Provided records ->

#define MI_ABI_VERSION 12

enum mi_status {
    MI_OK = 0,
    MI_ERR_INVALID = -1,
    MI_ERR_LAUNCH = -2,
    MI_ERR_UNSUPPORTED = -3
};

int mi_abi_version(void);
const char* mi_last_error(void);
const char* mi_backend(void);
int mi_struct_size(int which);

typedef struct mi_act {
    const float* data;
    int C;
    const double* stats;
    int nt;
    float scale;
    int bmod;
    int st;
} mi_act;

typedef struct mi_conv_params {
    int B, H, W;
    mi_act in0, in1;
    int Cout;
    int ksize, stride, up2;
    const float* w;
    const float* bias;
    int gn_groups;
    const float* gn_gamma;
    const float* gn_beta;
    float gn_eps;
    const float* scale_shift;
    int ss_stride, ss_off;
    mi_act res0, res1;
    const float* res_w;
    const float* res_b;
    float* out;
    int out_st;
    double* out_stats;
    int tile_cfg;
    const void* w_rp;
    const void* res_w_rp;
    int w_rp_exp, res_w_rp_exp;
    float* gn_coef;
    int* gn_exps;
    void* act_prep; long long act_prep_bytes;
} mi_conv_params;
#define MI_CONV_SPLIT16 0x100
#define MI_CONV_SPLIT8  0x800
#define MI_CONV_HALF    0x400
#define MI_CONV_REVERSE 0x200
#define MI_CONV_RP_FIRST 6

int mi_conv_tile_shape(int tile_cfg, int* th, int* tw);
int mi_conv_stripe_rows(const mi_conv_params* p);
int mi_conv_prep_fwd(const mi_conv_params* p, void* stream);
long long mi_conv_prep_bytes(int B, int Cin, int Cres, int H, int W);
int mi_conv_cout_tile(int Cout);
int mi_conv_fwd(const mi_conv_params* p, void* stream);
int mi_gn_coef_fwd(const mi_conv_params* p, void* stream);

typedef struct mi_crossembed_params {
    int B, H, W;
    const float* in0; int C0;
    const float* in1; int C1;
    int in1_batch_mod;
    int in0_batch_mod;
    int n_kernels;
    int ksize[3];
    int cout[3];
    const float* w[3];
    const float* bias[3];
    float* out; double* out_stats;
    int out_st;
    int tile_cfg;
    const float* addend;
    const void* w_mfma;
    int w_mfma_exp[3];
} mi_crossembed_params;
int mi_crossembed_fwd(const mi_crossembed_params* p, void* stream);

typedef struct mi_init_down_params {
    int B, H, W;
    const float* in0; int C0;
    const float* in1; int C1;
    int in0_batch_mod;
    int n_kernels;
    int ksize[3];
    int cout[3];
    int Cout;
    const void* w_tab;
    int w_exp;
    const float* bias9;
    float* out; double* out_stats;
    int out_st;
    int tile_cfg;
    const float* addend;
} mi_init_down_params;
int mi_init_down_tiles(int tile_cfg, int H, int W);
int mi_init_down_fwd(const mi_init_down_params* p, void* stream);

typedef struct mi_linear {
    const float* w; const float* b; int in, out;
} mi_linear;

typedef struct mi_text_cond_params {
    int B2, B, L, E, cd, tcd, max_len;
    const float* text_embeds;
    const uint8_t* text_mask;
    const uint8_t* keep;
    mi_linear text_to_cond;
    const float* null_text_embed;
    const float* ln_w; const float* ln_b;
    mi_linear h1, h2;
    const float* null_text_hidden;
    const float* norm_w; const float* norm_b;
    float* c_text;
    float* text_hiddens;
} mi_text_cond_params;
int mi_text_cond_fwd(const mi_text_cond_params* p, void* stream);

typedef struct mi_cond_step_params {
    int B2, B, dim, cd, tcd, ntok;
    const int64_t* time;
    const int64_t* lowres_time;
    const float* freq;
    mi_linear th, tc, tt;
    mi_linear lth, ltc, ltt;
    const float* text_hiddens;
    const float* norm_w; const float* norm_b;
    mi_linear time_mlps;
    float* ss;
    float* c_time;
    float* t_out;
    float* silu_out;
} mi_cond_step_params;
int mi_cond_step_fwd(const mi_cond_step_params* p, void* stream);

#define MI_ATTN_MAX_BLOCKS 8
typedef struct mi_attn_fold_params {
    int B2, C, cd, heads, JT;
    const float* c_rows;
    int c_stride_b;
    int row0, nrows;
    int write_null;
    int frag_f16;
    int n_blocks;
    struct {
        const float* mg;
        const float* mv;
        const float* g0;
        const float* v0;
        float* gv;
        float* table;
        int g_exp, v_exp;
    } blk[MI_ATTN_MAX_BLOCKS];
    int mode;
    const int* t_state;
    int t_off;
    const float* ss_all; float* ss; int ss_n;
} mi_attn_fold_params;
int mi_attn_fold_rows(const mi_attn_fold_params* p, void* stream);
int mi_attn_fragment_floats(int C);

Instructions to follow -> Retype, without any change, the lines from the one containing "int frag_f16;" through the final line of the material above, and no others.

The completed task ->
    int frag_f16;
    int n_blocks;
    struct {
        const float* mg;
        const float* mv;
        const float* g0;
        const float* v0;
        float* gv;
        float* table;
        int g_exp, v_exp;
    } blk[MI_ATTN_MAX_BLOCKS];
    int mode;
    const int* t_state;
    int t_off;
    const float* ss_all; float* ss; int ss_n;
} mi_attn_fold_params;
int mi_attn_fold_rows(const mi_attn_fold_params* p, void* stream);
int mi_attn_fragment_floats(int C);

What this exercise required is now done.